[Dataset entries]
_p, _i = C.c_void_p, C.c_int
_SIGNATURES = {
    'dir_abi_version': (C.c_int, []),
    'dir_last_error': (C.c_char_p, []),
    'dir_device_info': (C.c_int, [C.c_char_p, _i, C.POINTER(C.c_int)]),
    'dir_launch_log_reset': (None, []),
    'dir_launch_log_get': (C.c_int, [C.c_char_p, _i]),
    'dir_launch_log_note': (None, [C.c_char_p, C.c_longlong]),
    'dir_probe_launch': (C.c_longlong, [_i, _p, C.c_longlong, _i, _p]),
    'dir_conv2d_forward': (C.c_int, [C.POINTER(ConvDesc), _p, _p, _p, _p, _p, _p, _p, _p, _p]),
    'dir_conv2d_forward_stats': (C.c_int, [C.POINTER(ConvDesc), _p, _p, _p, _p, _p, _p, _p, _p, _p, C.POINTER(C.c_int), _p]),
    'dir_conv2d_forward_masked': (C.c_int, [C.POINTER(ConvDesc), _p, _p, _p, _p, _p, _p, _p, _p, _p, _p]),
    'dir_conv2d_forward_ex': (C.c_int, [C.POINTER(ConvDesc), _p, _p, _p, _p, _p, _p, _p, _p, _p, C.POINTER(ConvBnBwd), C.POINTER(C.c_int), _p]),
    'dir_add_upsampled': (C.c_int, [_p, _p, _i, _i, _i, _i, _i, _i, _i, _p]),
    'dir_fuse_sum': (C.c_int, [_p, _p, _p, _p, _i, _i, _i, _i, _i, _i, _i, _p]),
    'dir_pack_f16x3_weights': (C.c_int, [_p, _p, _p, _p, _i, _i, _p]),
    'dir_train_pack_conv_weights': (C.c_int, [_p, _p, _i, _i, _p]),
    'dir_gemm_f32_splitk_workspace_bytes': (C.c_longlong, [C.POINTER(GemmDesc)]),
    'dir_gemm_f32_splitk': (C.c_int, [C.POINTER(GemmDesc), _p, _p, _p, _p, _p, C.c_longlong, _p]),
    'dir_axpy_multi_f32': (C.c_int, [_p, _p, _p, _i, C.c_float, _p]),
    'dir_split_f16_forward': (C.c_int, [_p, _p, C.c_longlong, _i, _i, _i, _p, _p, _i, C.c_float, _i, _p]),
    'dir_stem_prep': (C.c_int, [_p, _p, _i, _i, _i, _i, _i, _i, _i, _p]),
    'dir_stem_prep_s2d': (C.c_int, [_p, _p, _i, _i, _i, _i, _i, _i, _p]),
    'dir_image_normalize_forward': (C.c_int, [_p, _p, C.POINTER(C.c_float), C.POINTER(C.c_float), _i, _i, _i, _p]),
    'dir_stem_prep_s2d_u8': (C.c_int, [_p, _p, C.POINTER(C.c_float), C.POINTER(C.c_float), _i, _i, _i, _i, _i, _i, _p]),
    'dir_adamw_step': (C.c_int, [_p, _p, _p, _p, C.c_longlong, C.c_double, C.c_double, C.c_double, C.c_double, C.c_double,
                                 C.c_longlong, _p]),
    'dir_grad_norm_workspace_bytes': (C.c_longlong, [C.c_longlong]),
    'dir_grad_guard': (C.c_int, [_p, C.c_longlong, C.c_double, _i, C.c_double, C.c_double, _p, C.c_longlong, _p, _p]),
    'dir_adamw_guarded_step': (C.c_int, [_p, _p, _p, _p, _p, C.c_longlong, C.c_double, C.c_double, C.c_double, C.c_double, C.c_double,
                                         C.c_double, _p, _p]),
    'dir_stage_losses_backward': (C.c_int, [C.POINTER(LossPred), C.POINTER(LossTarget), C.c_float, _p, C.POINTER(C.c_void_p * 2),
                                            C.POINTER(C.c_void_p * 2), C.POINTER(LossPredGrad), _i, _p]),
    'dir_dense_losses_backward_workspace_bytes': (C.c_longlong, [_i, _i]),
    'dir_dense_losses_backward': (C.c_int, [_p, _p, _p, _p, C.POINTER(C.c_float), C.c_float, _p, _p, C.c_longlong, _p, _p, _i, _i, _i, _i, _p]),
    'dir_stage_losses_forward': (C.c_int, [C.POINTER(LossPred), C.POINTER(LossTarget), C.c_float, _p, _p, _i, _p]),
    'dir_dense_losses_workspace_bytes': (C.c_longlong, [_i, _i]),
    'dir_dense_losses_forward': (C.c_int, [_p, _p, _p, _p, C.POINTER(C.c_float), C.c_float, _p, C.c_longlong, _p, _i, _i, _i, _i, _p]),
    'dir_bottleneck_chain_forward': (C.c_int, [C.POINTER(BneckChainParams), _p, _p, _p, _p, _p, _i, _i, _i, _p]),
    'dir_bottleneck_tail_forward': (C.c_int, [C.POINTER(BneckTailParams), _p, _p, _p, _p, C.c_longlong, _p]),
    'dir_residual_chain_supported': (C.c_int, [_i] * 11),
    'dir_residual_chain_forward': (C.c_int, [C.POINTER(ResChainParams), _p, _p, _i, _i, _i, _i, _i, _i, _i, _p]),
    'dir_stem_pool_forward': (C.c_int, [_p, _i, C.POINTER(C.c_float), C.POINTER(C.c_float), _p, _p, _p, _p, _i, _i, _i, _p]),
    'dir_stem_pool_forward_dt': (C.c_int, [_p, _i, _i, C.POINTER(C.c_float), C.POINTER(C.c_float), _p, _p, _p, _p, _i, _i, _i, _p]),
    'dir_maxpool3x3s2': (C.c_int, [_p, _p, _i, _i, _i, _i, _i, _p]),
    'dir_upsample2x_bilinear': (C.c_int, [_p, _p, _i, _i, _i, _i, _i, _i, _i, _p]),
    'dir_init_head_forward': (C.c_int, [C.POINTER(InitHeadParams), _p, _p, _p, _i, _p, _p, _p, _i, _i, _i, _i, _i, _p]),
    'dir_bone_proj_forward': (C.c_int, [_p, _p, _p, _p, _p, _p, _i, _i, C.c_float, _i, _p]),
    'dir_conv2d_dual_forward': (C.c_int, [C.POINTER(ConvDesc), _p, C.POINTER(ConvSrc2), _p, _p, _p, _p, _p]),
    'dir_conv2d_dual_scaled_forward': (C.c_int, [C.POINTER(ConvDesc), _p, C.POINTER(ConvSrc2), _p, _p, _p, _p, _p, _p]),
    'dir_conv1x1_stream_forward': (C.c_int, [C.POINTER(ConvDesc), _p, C.POINTER(ConvSrc2), _p, _p, _p, _p, _p, _p, _p, _p]),
    'dir_conv2d_as_supported': (C.c_int, [C.POINTER(ConvDesc), _i, _i]),
    'dir_conv2d_as_forward': (C.c_int, [C.POINTER(ConvDesc), _p, _p, _p, _p, _p, _p, _i, _i, _p]),
    'dir_conv2d_as_chain_supported': (C.c_int, [C.POINTER(ConvDesc), _i, _i]),
    'dir_conv2d_as_chain_forward': (C.c_int, [C.POINTER(ConvDesc), _p, _p, _p, _p, _p, _p, _p, _i, _i, _p, _i, _i, _i, _p]),
    'dir_conv2d_sparse_forward': (C.c_int, [C.POINTER(ConvDesc), _p, _p, _p, _p, _p, _p, _p, _p]),
    'dir_grid_tokens_forward': (C.c_int, [_p, _i, _i, _i, _i, _i, _p, _p, _p, _p, _p, C.POINTER(TokenMlp),
                                          C.POINTER(TokenMlp), C.POINTER(TokenMlp), _p, _p, _i, _p]),
    'dir_pgcn_stack_forward': (C.c_int, [C.POINTER(PgcnLayer), _i, _p, _p, _p, C.c_longlong, _p, _i, _p]),
    'dir_pgcn_stack_forward_pair': (C.c_int, [C.POINTER(PgcnLayer), C.POINTER(PgcnLayer), _i, _p, _p, _p, _p, _i, _p]),
    'dir_ste_forward': (C.c_int, [C.POINTER(SteParams), _p, _p, _p, _i, _p]),
    'dir_regress_forward': (C.c_int, [C.POINTER(RegressParams), _p, _p, _p, _p, _p, _p, _p, _p, _i, _p]),
    'dir_bone_fusion_scratch_bytes': (C.c_size_t, [_i]),
    'dir_bone_fusion_prepare': (C.c_int, [C.POINTER(BoneFusionParams), _p, _p, _i, _p]),
    'dir_bone_fusion_forward': (C.c_int, [C.POINTER(BoneFusionParams), _p, _p, _p, _p, _i, _i, C.c_float, _i, _i, _i, _p]),
# ... 71 lines not shown
    'dir_render_adjacency': (C.c_int, [_p, _p, C.c_longlong, _p]),
    'dir_render_vertex_normals': (C.c_int, [_p, _p, _p, _i, _p, _p]),
    'dir_render_shaded_workspace_bytes': (C.c_longlong, [_i]),
    'dir_render_joints': (C.c_int, [_p, _p, _p, _i, _i, C.c_float, C.c_float, _p]),
    'dir_render_shaded': (C.c_int, [_p, _p, _p, _p, _p, _p, _p, C.POINTER(RenderLights), _p, _i, _i, _p, C.c_longlong, _p, _p, _p, _p, _p, _p]),
    'dir_mesh_penetration': (C.c_int, [_p, _p, _p, _p, _i, _i, _i, _i, _i, _p, _p, _p, _p, _p, _p]),
    'dir_mesh_intersection_volume': (C.c_int, [_p, _p, _p, _p, _i, _i, _i, _i, _i, C.c_float, _i, _p, _p, _p, _p]),
    'dir_procrustes_align': (C.c_int, [_p, _p, _i, _i, _i, _p, _p, _p, _p]),
    'dir_point_set_nn': (C.c_int, [_p, _p, _i, _i, _i, _p, _p, _p]),
    'dir_threshold_counts': (C.c_int, [_p, C.c_longlong, _p, _i, _p, _p]),
    'dir_crop_matrices_from_boxes': (C.c_int, [_p, _i, C.c_double, _i, _p, _p, _p]),
    'dir_crop_matrices_from_meshes': (C.c_int, [_p, _p, _p, _p, _p, _i, C.c_double, _i, _p, _p, _p]),
    'dir_crop_frames': (C.c_int, [_p, C.c_longlong, _p, _p, _p, _i, _i, _p, _p, _p]),
    'dir_crop_frames_area': (C.c_int, [_p, C.c_longlong, _p, _p, _p, _i, _i, _p, _p, _p, _p]),
    'dir_one_euro_state_bytes': (C.c_longlong, [_i, _i, C.POINTER(C.c_longlong)]),
    'dir_one_euro_step': (C.c_int, [_p, _p, _i, C.POINTER(OneEuroSegment), _i, C.c_double, C.c_double, C.c_double, C.c_double, _i, _p, _p, _p, _p]),
    'dir_mano_para_smooth_state_bytes': (C.c_longlong, [C.POINTER(C.c_longlong)]),
    'dir_mano_para_smooth_step': (C.c_int, [C.POINTER(ManoTables), C.POINTER(ManoParaSmoothHand), _p, C.POINTER(ManoParaSmoothOpts), _i, _i, _p]),
}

WHAT TO DO.
Each line that contains the string "TokenMlp" should be copied from the data above.

TASK ANSWER.
    'dir_grid_tokens_forward': (C.c_int, [_p, _i, _i, _i, _i, _i, _p, _p, _p, _p, _p, C.POINTER(TokenMlp),
                                          C.POINTER(TokenMlp), C.POINTER(TokenMlp), _p, _p, _i, _p]),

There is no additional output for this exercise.